MINES Minister Walter Chidhakwa has been blamed for the chaos in the diamond mining consolidation process after he rejected proposals to use global audit and advisory firms, leading to messy lawsuits. This has forced government back to the negotiating table with some of the companies that were forced to shut down.
Government in February forcibly closed all diamond mining companies to form the Zimbabwe Consolidated Mining Company (ZCDC) in which the state acquired a 50% stake.
Industry sources say miners requested a business plan and consolidation model from Chidhakwa since the strategy was mooted in 2014, but the minister only furnished them with a letter of intent which barely answered investors’ questions.
Chidhakwa, according to a top official with one of the closed companies, refused to rope in globally-acclaimed audit and advisory firms such as Ernst & Young (EY) and PricewaterhouseCoopers (PWC) which have a presence in Zimbabwe to draw a professional and water-tight model that would take into consideration all the parties’ interests and secure investment for the new company.
“He refused to consult and went ahead with a flawed plan and that’s why we have these lawsuits now,” the source said.
“As a minister, I am sure he was under pressure to deliver to (President Robert) Mugabe given that he was assuring the President everything was in order.
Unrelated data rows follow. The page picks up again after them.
@@ -669,28 +758,28 @@
                 if constexpr (!(ABL & 16)) {
 #pragma unroll
                     for (int n = 0; n < NW; ++n)
-                        acc[m][n] = __builtin_amdgcn_mfma_f32_16x16x32_f16(a_hi, bo[n], acc[m][n], 0, 0, 0);
+                        acc[m][n] = __builtin_amdgcn_mfma_f32_16x16x32_f16(a_hi, bo[RB + n], acc[m][n], 0, 0, 0);
                     if (last) {
 #pragma unroll
-                        for (int n = 0; n < NW; ++n) bo[n] = *reinterpret_cast<const f16x8*>(bl_next + b_off(n) + C::PLANE_BYTES);
+                        for (int j = 0; j < NLD; ++j) bo[LD_R + j] = *reinterpret_cast<const f16x8*>(bl_next + b_off(LD_N + j) + C::PLANE_BYTES);
                     }
 #pragma unroll
                     for (int n = 0; n < NW; ++n)
-                        acc[m][n] = __builtin_amdgcn_mfma_f32_16x16x32_f16(a_hi, bh[n], acc[m][n], 0, 0, 0);
+                        acc[m][n] = __builtin_amdgcn_mfma_f32_16x16x32_f16(a_hi, bh[RB + n], acc[m][n], 0, 0, 0);
 #pragma unroll
                     for (int n = 0; n < NW; ++n)
-                        acc[m][n] = __builtin_amdgcn_mfma_f32_16x16x32_f16(a_lo, bh[n], acc[m][n], 0, 0, 0);
+                        acc[m][n] = __builtin_amdgcn_mfma_f32_16x16x32_f16(a_lo, bh[RB + n], acc[m][n], 0, 0, 0);
                 } else {
 #pragma unroll
-                    for (int n = 0; n < NW; ++n) acc[m][n][0] += (float)a_hi[0] * (float)bh[n][0] + (float)a_lo[1] * (float)bo[n][1];
+                    for (int n = 0; n < NW; ++n) acc[m][n][0] += (float)a_hi[0] * (float)bh[RB + n][0] + (float)a_lo[1] * (float)bo[RB + n][1];
                     if (last) {
 #pragma unroll
-                        for (int n = 0; n < NW; ++n) bo[n] = *reinterpret_cast<const f16x8*>(bl_next + b_off(n) + C::PLANE_BYTES);
+                        for (int j = 0; j < NLD; ++j) bo[LD_R + j] = *reinterpret_cast<const f16x8*>(bl_next + b_off(LD_N + j) + C::PLANE_BYTES);
                     }
                 }
                 if (last) {
 #pragma unroll
-                    for (int n = 0; n < NW; ++n) bh[n] = *reinterpret_cast<const f16x8*>(bl_next + b_off(n));
+                    for (int j = 0; j < NLD; ++j) bh[LD_R + j] = *reinterpret_cast<const f16x8*>(bl_next + b_off(LD_N + j));
                     if (!A0_EARLY) {
                         ah[0] = *reinterpret_cast<const f16x8*>(al_next);
                         ao[0] = *reinterpret_cast<const f16x8*>(al_next + MW * 1024);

Unfortunately, he will be remembered more for closing working diamond companies than anything else because this new thing is only going one way — southwards.”
Mbada Diamonds and Anjin Investments are challenging the legality of the consolidation process and the cancellation of their operating licenses by government in court.
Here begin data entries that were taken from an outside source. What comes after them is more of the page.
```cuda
bool B2_SPEC_NAME(const McParams& p, const McShape& sh, cudaStream_t s) {
  const int key = sh.G * 1000 + sh.P * 100 + sh.WI * 10 + (sh.split ? 1 : 0);
  switch (key) {
    case 1310: launch_one<1, 3, 1, false, 3>(p, s); return true;
    case 1610: launch_one<1, 6, 1, false, 2>(p, s); return true;
    case 2310: launch_one<2, 3, 1, false, 3>(p, s); return true;
    case 2610: launch_one<2, 6, 1, false, 2>(p, s); return true;
    case 4310: launch_one<4, 3, 1, false, 2>(p, s); return true;
    case 4311: launch_one<4, 3, 1, true, 2>(p, s); return true;
    case 4610: launch_one<4, 6, 1, false, 1>(p, s); return true;
    case 4611: launch_one<4, 6, 1, true, 1>(p, s); return true;
#if B2_RF == 1
    case 4620: launch_av<4>(p, s); return true;
    case 8620: launch_av<8>(p, s); return true;
#endif
    case 8120: launch_one<8, 1, 2, false, 2>(p, s); return true;
    case 8610: launch_one<8, 6, 1, false, 1>(p, s); return true;
    case 16140: launch_one<16, 1, 4, false, 1>(p, s); return true;
    case 16141: launch_one<16, 1, 4, true, 1>(p, s); return true;
    case 32141: launch_one<32, 1, 4, true, 1>(p, s); return true;
    default: return false;
  }
}

}
```

### gnss_ins_sim_b200/csrc/mech.cuh

```cuda
#pragma once
#include "common.cuh"

#ifdef B2INS_HOST_TEST
#define B2_DEV __host__ __device__ __forceinline__
#else
#define B2_DEV __device__ __forceinline__
#endif

namespace b2ins {

struct Vec3 {
  double x, y, z;
};

struct Dcm {
  double c00, c01, c02, c10, c11, c12, c20, c21, c22;
};

struct SinCos3 {
  double sy, cy, sp, cp, sr, cr;
};

B2_DEV void sincos_angle(double x, double* s, double* c) {
  sincos_bounded(fabs(x) <= 1.0e6 ? x : 0.0, s, c);
// ... 145 lines not shown
    s.sc.sr = __shfl_sync(0xffffffffu, sv, 2, 4);
    s.sc.cr = __shfl_sync(0xffffffffu, cv, 2, 4);
    if (RF == 0) {
      s.sl = __shfl_sync(0xffffffffu, sv, 3, 4);
      s.cl = __shfl_sync(0xffffffffu, cv, 3, 4);
    }
#endif
  }
}

template <int RF>
B2_DEV void nav_init(NavState& s, const double* __restrict__ ini,
                                         int ini_rows, double dt) {
  const double lat = ini[0], lon = ini[1], alt = ini[2];
  s.vel_b = Vec3{ini[3], ini[4], ini[5]};
  s.yaw = ini[6];
  s.pitch = ini[7];
  s.roll = ini[8];
  s.sl = s.cl = 0.0;
  if (RF == 1) {
    s.pos = lla2ecef(lat, lon, alt);
    s.g = (ini_rows > 9) ? ini[9] : geo_param(lat, alt).g;
    s.fixed_g = true;
  } else {
    s.pos = Vec3{lat, lon, alt};
    s.fixed_g = ini_rows > 9;
    s.g = s.fixed_g ? ini[9] : 0.0;
  }
  refresh_trig<RF, false>(s, 0);
  s.icp = rcp_nr(s.sc.cp) * dt;
  const Dcm c = dcm_from_sincos(s.sc);
  s.vel = mul_t(c, s.vel_b);
}

template <int RF>
B2_DEV void resync_exact(NavState& s) {
  double y0 = s.yaw, y1 = s.pitch, y2 = s.roll;
  const bool hi = y1 > kHalfPi, lo = y1 < -kHalfPi;
  y1 = hi ? (kPi - y1) : (lo ? (-kPi - y1) : y1);
  const bool flip = hi || lo;
  y0 = flip ? y0 + kPi : y0;
  y2 = flip ? y2 + kPi : y2;
  s.yaw = wrap_once(y0);
  s.pitch = y1;
  s.roll = wrap_once(y2);
  refresh_trig<RF, false>(s, 0);
}

template <int RF, bool SPLIT, int ODO = 0, bool SPEC = false>
B2_DEV bool nav_step(NavState& s, const Vec3& gyro, const Vec3& accel, double dt, bool earth_rot, int role,
                     bool resync, bool odo_rt = false) {
  const bool odo = (ODO == 2) ? odo_rt : (ODO == 1);
  const Vec3 vel_old = s.vel;
  Vec3 w = gyro;
  Vec3 cgdt, wxv;
  Vec3 fa, cor;
  double g = s.g, dlat = 0.0;
  if (RF == 1) {
    const double gdt = s.g * dt;
    const double cpg = s.sc.cp * gdt;
    cgdt = Vec3{-s.sc.sp * gdt, cpg * s.sc.sr, cpg * s.sc.cr};
    wxv = cross3(gyro, s.vel_b);
  } else {
    const GeoParam p = geo_param_sc(s.sl, s.cl, s.pos.z);
    const double rm_e = p.rm + s.pos.z;
    const double rn_e = p.rn + s.pos.z;
    g = s.fixed_g ? s.g : p.g;
    const double inv_rn = rcp_nr(rn_e), inv_rm = rcp_nr(rm_e), inv_cl = rcp_nr(p.cl);
    const Vec3 w_en{s.vel.y * inv_rn, -s.vel.x * inv_rm, -s.vel.y * p.sl * inv_cl * inv_rn};
    Vec3 w_ie{0.0, 0.0, 0.0};
    if (earth_rot) {
      w_ie.x = kWie * p.cl;
      w_ie.z = -kWie * p.sl;
    }
    const Vec3 w_sum{w_en.x + w_ie.x, w_en.y + w_ie.y, w_en.z + w_ie.z};
    const Vec3 cw = rot_n2b(s.sc, w_sum);
    w = Vec3{gyro.x - cw.x, gyro.y - cw.y, gyro.z - cw.z};
    fa = rot_b2n(s.sc, accel);
    const Vec3 w2{2 * w_ie.x + w_en.x, 2 * w_ie.y + w_en.y, 2 * w_ie.z + w_en.z};
    cor = cross3(w2, s.vel);
    dlat = vel_old.x * inv_rm * dt;
    s.pos.x += dlat;
    s.pos.y += vel_old.y * inv_rn * inv_cl * dt;
    s.pos.z += (-vel_old.z) * dt;
  }
  const double t = b2_fma(w.z, s.sc.cr, w.y * s.sc.sr);
  const double dy = t * s.icp;
  const double dp = b2_fma(w.y, s.sc.cr, -(w.z * s.sc.sr)) * dt;
  const double dr = b2_fma(dy, s.sc.sp, w.x * dt);
  s.yaw += dy;
  s.pitch += dp;
  s.roll += dr;
  const bool cold = resync | !(fabs(s.pitch) <= kHalfPi) | !(fabs(dy) <= kRotMax) |
                    !(fabs(dp) <= kRotMax) | !(fabs(dr) <= kRotMax) |
                    (RF == 0 && !(fabs(dlat) <= kLatRotMax));
  if (!SPLIT) {
    rot_small(s.sc.sy, s.sc.cy, dy);
    rot_small(s.sc.sp, s.sc.cp, dp);
    rot_small(s.sc.sr, s.sc.cr, dr);
    if (RF == 0) rot_tiny(s.sl, s.cl, dlat);
  } else {
    double sv = s.sc.sr, cv = s.sc.cr, d = dr;
    if (role == 0) { sv = s.sc.sy; cv = s.sc.cy; d = dy; }
    if (role == 1) { sv = s.sc.sp; cv = s.sc.cp; d = dp; }
    if (RF == 0 && role == 3) { sv = s.sl; cv = s.cl; d = dlat; }
    rot_small(sv, cv, d);
#ifdef __CUDA_ARCH__
    s.sc.sy = __shfl_sync(0xffffffffu, sv, 0, 4);
    s.sc.cy = __shfl_sync(0xffffffffu, cv, 0, 4);
    s.sc.sp = __shfl_sync(0xffffffffu, sv, 1, 4);
    s.sc.cp = __shfl_sync(0xffffffffu, cv, 1, 4);
    s.sc.sr = __shfl_sync(0xffffffffu, sv, 2, 4);
    s.sc.cr = __shfl_sync(0xffffffffu, cv, 2, 4);
    if (RF == 0) {
      s.sl = __shfl_sync(0xffffffffu, sv, 3, 4);
      s.cl = __shfl_sync(0xffffffffu, cv, 3, 4);
    }
#endif
  }
  if (!SPEC) {
    if (__builtin_expect(cold, 0)) resync_exact<RF>(s);
  }
  s.icp = rcp_nr(s.sc.cp) * dt;
  if (RF == 1) {
    if (odo) {
      s.vel_b = Vec3{accel.x, 0.0, 0.0};
    } else {
      s.vel_b.x = b2_fma(-wxv.x, dt, b2_fma(accel.x, dt, s.vel_b.x) + cgdt.x);
      s.vel_b.y = b2_fma(-wxv.y, dt, b2_fma(accel.y, dt, s.vel_b.y) + cgdt.y);
      s.vel_b.z = b2_fma(-wxv.z, dt, b2_fma(accel.z, dt, s.vel_b.z) + cgdt.z);
    }
    s.vel = rot_b2n(s.sc, s.vel_b);
    s.pos.x = b2_fma(vel_old.x, dt, s.pos.x);
    s.pos.y = b2_fma(vel_old.y, dt, s.pos.y);
    s.pos.z = b2_fma(vel_old.z, dt, s.pos.z);
  } else {
    if (odo) {
      s.vel = rot_b2n(s.sc, Vec3{accel.x, 0.0, 0.0});
    } else {
      s.vel.x = b2_fma(fa.x - cor.x, dt, vel_old.x);
      s.vel.y = b2_fma(fa.y - cor.y, dt, vel_old.y);
      s.vel.z = b2_fma(fa.z + g - cor.z, dt, vel_old.z);
    }
  }
  return cold;
}

struct AttState {
  double yaw, pitch, roll;
  SinCos3 sc;
  double icp;
};

template <bool SPEC = false>
B2_DEV bool att_step(AttState& s, const Vec3& w, double dt, bool resync) {
  const double t = b2_fma(w.z, s.sc.cr, w.y * s.sc.sr);
  const double dy = t * s.icp;
  const double dp = b2_fma(w.y, s.sc.cr, -(w.z * s.sc.sr)) * dt;
  const double dr = b2_fma(dy, s.sc.sp, w.x * dt);
  s.yaw += dy;
  s.pitch += dp;
  s.roll += dr;
  const bool cold = resync | !(fabs(s.pitch) <= kHalfPi) | !(fabs(dy) <= kRotMax) |
                    !(fabs(dp) <= kRotMax) | !(fabs(dr) <= kRotMax);
  rot_small(s.sc.sy, s.sc.cy, dy);
  rot_small(s.sc.sp, s.sc.cp, dp);
  rot_small(s.sc.sr, s.sc.cr, dr);
  if (!SPEC && __builtin_expect(cold, 0)) {
    NavState n;
    n.yaw = s.yaw; n.pitch = s.pitch; n.roll = s.roll;
    n.pos = Vec3{0.0, 0.0, 0.0};
    resync_exact<1>(n);
    s.yaw = n.yaw; s.pitch = n.pitch; s.roll = n.roll;
    s.sc = n.sc;
  }
  s.icp = rcp_nr(s.sc.cp) * dt;
  return cold;
}

struct VelState {
  Vec3 vel_b, vel, pos;
  double gdt;
};

B2_DEV void vel_step(VelState& s, const Vec3& gyro, const Vec3& accel, const SinCos3& old, const SinCos3& now,
                     double dt) {
  const double cpg = old.cp * s.gdt;
  const Vec3 cgdt{-old.sp * s.gdt, cpg * old.sr, cpg * old.cr};
  const Vec3 wxv = cross3(gyro, s.vel_b);
  const Vec3 vel_old = s.vel;
  s.vel_b.x = b2_fma(-wxv.x, dt, b2_fma(accel.x, dt, s.vel_b.x) + cgdt.x);
  s.vel_b.y = b2_fma(-wxv.y, dt, b2_fma(accel.y, dt, s.vel_b.y) + cgdt.y);
  s.vel_b.z = b2_fma(-wxv.z, dt, b2_fma(accel.z, dt, s.vel_b.z) + cgdt.z);
  s.vel = rot_b2n(now, s.vel_b);
  s.pos.x = b2_fma(vel_old.x, dt, s.pos.x);
  s.pos.y = b2_fma(vel_old.y, dt, s.pos.y);
  s.pos.z = b2_fma(vel_old.z, dt, s.pos.z);
}

}
```

Before: 5.627 billion.

## Streamline AV producer loop and speculate attitude through resync blocks

```diff
diff --git a/gnss_ins_sim_b200/csrc/b2ins_api.cu b/gnss_ins_sim_b200/csrc/b2ins_api.cu
--- a/gnss_ins_sim_b200/csrc/b2ins_api.cu
+++ b/gnss_ins_sim_b200/csrc/b2ins_api.cu
@@ -1109,10 +1109,10 @@
 }
 
 #ifdef B2INS_PHASE_CLOCKS
-int b2ins_diag_phase_clocks(unsigned long long* out8, int reset) {
-  if (out8) cudaMemcpyFromSymbol(out8, g_phase_clocks, sizeof(unsigned long long) * 8);
+int b2ins_diag_phase_clocks(unsigned long long* out16, int reset) {
+  if (out16) cudaMemcpyFromSymbol(out16, g_phase_clocks, sizeof(unsigned long long) * kPhaseClocks);
   if (reset) {
-    unsigned long long z[8] = {0, 0, 0, 0, 0, 0, 0, 0};
+    unsigned long long z[kPhaseClocks] = {};
     cudaMemcpyToSymbol(g_phase_clocks, z, sizeof(z));
   }
   return B2INS_OK;
diff --git a/gnss_ins_sim_b200/csrc/mc_av_kernel.cuh b/gnss_ins_sim_b200/csrc/mc_av_kernel.cuh
--- a/gnss_ins_sim_b200/csrc/mc_av_kernel.cuh
+++ b/gnss_ins_sim_b200/csrc/mc_av_kernel.cuh
@@ -1,4 +1,6 @@
 #pragma once
+#include <type_traits>
+
 #include "mc_spec_kernel.cuh"
 
 namespace b2ins {
@@ -13,6 +15,7 @@
 };
 __device__ constexpr int kAvRole8[12] = {-1, -2, 0, 1, -3, 2, 3, 4, -3, 5, -3, -3};
 __device__ constexpr int kAvRole4[16] = {-1, -2, 0, 1, 2, 3, 4, 5, -3, 6, 7, 8, -3, 9, 10, 11};
+
 
 template <int G>
 struct AvSmem {
@@ -56,6 +59,14 @@
     }
     mbar_fence_init();
   }
+#ifdef B2INS_PHASE_CLOCKS
+  if (p.debug) {
+    for (int q = threadIdx.x; q < static_cast<int>(sizeof(sm.slot) / 8); q += blockDim.x)
+      reinterpret_cast<double*>(sm.slot)[q] = 0.0;
+    for (int q = threadIdx.x; q < static_cast<int>(sizeof(sm.ring) / 8); q += blockDim.x)
+      reinterpret_cast<double*>(sm.ring)[q] = 0.0;
+  }
+#endif
   __syncthreads();
   if (!is_a && !is_v && !is_p) return;
   const int64_t rounds = (p.n + kAvRound - 1) / kAvRound;
@@ -66,8 +77,9 @@
     const int c = pp % 6, ax = c % 3;
     const bool is_acc = c < 3;
     const TriadNoise& e = is_acc ? p.accel : p.gyro;
+    const double eb = e.b[ax], ew = e.w[ax], ewd = e.wd[ax], ga = e.gm_a[ax], gb = e.gm_b[ax];
     double carry = 0.0;
-    const double apj = ipow(e.gm_a[ax], j), aG = ipow(e.gm_a[ax], kAvRound);
+    const double apj = ipow(ga, j), aG = ipow(ga, kAvRound);
     double phase[3] = {0.0, 0.0, 0.0};
     if (p.gyro.vib_type == 2) {
 #pragma unroll
@@ -75,50 +87,82 @@
         phase[k] = (uniform01(0xFFFFFFFFu, kDrawPhase + k, run_lo, run_hi, p.k0, p.k1) * 2.0) * kPi;
     }
     const bool any_vib = (p.accel.vib_type | p.gyro.vib_type) != 0;
-    for (int64_t i = 0; i < rounds + 2; ++i) {
-      if (i < rounds) {
-        const int64_t r0 = i * kAvRound;
-        const int64_t tile = r0 / kTile;
-        const int s = static_cast<int>(tile % kStagesFast);
-        const int base = static_cast<int>(r0 - tile * kTile);
-        const int cnt = static_cast<int>(min64(kTile, p.n - tile * kTile));
+    const double* ref0 = (is_acc ? sm.accel[0] : sm.gyro[0]) + j * 3 + ax;
+    SampleSlot& slot0 = sm.slot[0][j / G][grp * G + (j % G)];
+    double* out0 = (is_acc ? slot0.a : slot0.g) + ax;
+    constexpr int kSlotSet = static_cast<int>(sizeof(sm.slot[0]) / sizeof(double));
+    const int nrounds = static_cast<int>(rounds);
+    const int ntiles = static_cast<int>(num_tiles);
+    auto produce = [&](auto slow) {
+      constexpr bool kSlow = decltype(slow)::value;
+      int tile = 0, s = 0, base = 0, ref_off = 0, out_off = 0;
+      uint32_t parity = 0, t0 = 0;
+      int cnt = static_cast<int>(min64(kTile, p.n));
+      for (int i = 0; i < nrounds; ++i) {
         if (base == 0) {
-          if (threadIdx.x == issuer && tile >= 1 && tile - 1 + kStagesFast < num_tiles) {
-            const int sp = static_cast<int>((tile - 1) % kStagesFast);
-            mbar_wait(&sm.empty[sp], static_cast<uint32_t>(((tile - 1) / kStagesFast) & 1));
+          if (threadIdx.x == issuer && tile >= 1 && tile - 1 + kStagesFast < ntiles) {
+            const int sp = (s == 0) ? kStagesFast - 1 : s - 1;
+            mbar_wait(&sm.empty[sp], (s == 0) ? parity ^ 1u : parity);
             spec_issue_tile(sm, p, tile - 1 + kStagesFast, sp);
           }
-          mbar_wait(&sm.full[s], static_cast<uint32_t>((tile / kStagesFast) & 1));
-        }
-        const int buf = static_cast<int>(i % 3);
+          B2_CLK(cw0);
+          mbar_wait(&sm.full[s], parity);
+          B2_CLK(cw1);
+          B2_ACC(13, cw0, cw1);
+        }
+        B2_CLK(cp0);
+#ifdef B2INS_PHASE_CLOCKS
+        if (!(p.debug & 1))
+#endif
         {
           const int tj = base + j;
-          const int64_t t = tile * kTile + tj;
+          const uint32_t t = t0 + static_cast<uint32_t>(tj);
           const bool live = tj < cnt;
           Normal2 z{0.0, 0.0};
           double m = 0.0;
           if (live) {
-            z = normal_pair(static_cast<uint32_t>(t), c, run_lo, run_hi, p.k0, p.k1);
-            const double ref = is_acc ? sm.accel[s][tj * 3 + ax] : sm.gyro[s][tj * 3 + ax];
-            m = (ref + e.b[ax]) + e.w[ax] * z.z1;
-            if (any_vib)
-              m += vib_term(e, ax, is_acc ? 0 : 1, static_cast<uint32_t>(t), run_lo, run_hi, p.k0, p.k1, run, phase);
-          }
-          const double d = gm_block<kAvRound>(e.gm_b[ax] * z.z0, e.gm_a[ax], apj, aG, j, carry);
-          m += d + e.wd[ax] * z.z0;
+            z = normal_pair(t, c, run_lo, run_hi, p.k0, p.k1);
+            m = (ref0[ref_off] + eb) + ew * z.z1;
+            if (kSlow && any_vib)
+              m += vib_term(e, ax, is_acc ? 0 : 1, t, run_lo, run_hi, p.k0, p.k1, run, phase);
+          }
+          const double d = gm_block<kAvRound>(gb * z.z0, ga, apj, aG, j, carry);
+          m += d + ewd * z.z0;
           int64_t row;
-          if (warp_dumps && dump && live && p.out_gyro && dump_row(p, t, &row))
+          if (kSlow && warp_dumps && dump && live && p.out_gyro && dump_row(p, t, &row))
             (is_acc ? p.out_accel : p.out_gyro)[run * p.osr + row * p.ost + ax * p.osc] = m;
-          SampleSlot& mine = sm.slot[buf][j / G][grp * G + (j % G)];
-          if (is_acc) mine.a[ax] = m; else mine.g[ax] = m;
-        }
+          out0[out_off] = m;
+        }
+        B2_CLK(cp1);
+        B2_ACC(14, cp0, cp1);
         if (base + kAvRound >= cnt) {
           __syncwarp();
           if (lane == 0) mbar_arrive(&sm.empty[s]);
-        }
-      }
-      if (i <= rounds) stage_sync();
-    }
+          ++tile;
+          if (++s == kStagesFast) {
+            s = 0;
+            parity ^= 1u;
+          }
+          base = 0;
+          t0 += kTile;
+          ref_off = s * kTile * 3;
+          cnt = static_cast<int>(min64(kTile, p.n - static_cast<int64_t>(t0)));
+        } else {
+          base += kAvRound;
+          ref_off += kAvRound * 3;
+        }
+        out_off = (out_off == 2 * kSlotSet) ? 0 : out_off + kSlotSet;
+        B2_CLK(cb0);
+        stage_sync();
+        B2_CLK(cb1);
+        B2_ACC(15, cb0, cb1);
+      }
+      stage_sync();
+    };
+    if (warp_dumps || any_vib)
+      produce(std::true_type{});
+    else
+      produce(std::false_type{});
     return;
   }
 
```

Another source said the consolidation exercise is marred by lack of exploration data.
“Investors generally want to make money that’s why they sunk their millions in Marange. If there was a proper exploration, government would say we have a resource worth US$200 billion and one investor gets 10%, so the investor will support it because they get US$20 billion, but we were exploring as we mine. Government just said we own the resource so we are the major shareholder, take it or leave it.”
A source in the Ministry of Mines said government had been forced to relook its decision to boot out all miners from their operations, and was now open to negotiations, a proper valuation of their assets and payment plan.
The source said government was currently in negotiations with DTZ-OZGEO with a view to pay for the company’s assets over a period of time after using a similar model with Diamond Mining Corporation.
“They simply want to agree on a value and start paying. This is what happened behind-the-scenes with DMC,” said the source without giving specific details of the agreement that he said runs into tens of millions.
Chidhakwa in April announced DMC had resumed operations after signing a new deal with government and agreeing to give 50% shareholding to the state. The minister refused to share details of the new agreement.
A source close to the ZCDC told the Zimbabwe Independent the Mines Ministry is under pressure to deliver and is currently holding a series of board meetings to finalise a grand plan for the company and its operations, including fundraising.
He said government had assisted ZCDC to acquire equipment worth millions from Belarus.
“The ZCDC expects to receive equipment from Belarus very soon as part of the plan and secure funding to operationalise the company because a lot of things need to be done,” he said.
ZCDC has been operational since 1 March 2016.
Chidhakwa in February gave diamond miners a 90-day ultimatum to remove their equipment after ordering them to stop operations with immediate effect for rejecting his proposal to amalgamate the sector.
He said companies in Marange had been operating illegally after their special grants expired and had not been renewed for the past four to five years.
The new entity has been dogged by various problems that include corporate governance violations.
ZCDC acting CEO, Mark Mabhudu, was also acting CEO of Marange Resources. He was never given the job on a full time basis. As a result the company’s continues to run under a make-shift framework shrouded in uncertainty.
There are also corporate concerns at ZCDC.
Mines permanent secretary Francis Gudyanga not only supervises the ZCDC, but is also its acting chairman as well, which means that he literally supervises himself.
He is also acting chairman of the Mineral Marketing Corporation of Zimbabwe and briefly held the same capacity at the Zimbabwe Mining Development Corporation, a gross violation of the principles of good corporate governance.
Mabhudu, who is a former student of Gudyanga, has allegedly stuffed the state entity with his cronies from Manicaland and as far afield as Australia and De Beers in South Africa.
There are also allegations of some executives receiving housing allowances despite staying in guest houses rented by the company such as sacked human resources director Desire Jam.
Jam stayed in a guest house rented by the company even if he got housing allowance. ZCDC paid US$1 400 a month in rentals for Jam on top of a housing allowance.
The company is also involved in controversial mining arrangements where some of the contractors are paid in diamonds.
Takawira Zhou (mineral and exploration manager), Stewart Musekiwa (finance director) and Jam were sacked last for failing polygraph tests, showing ZCDC is in turmoil.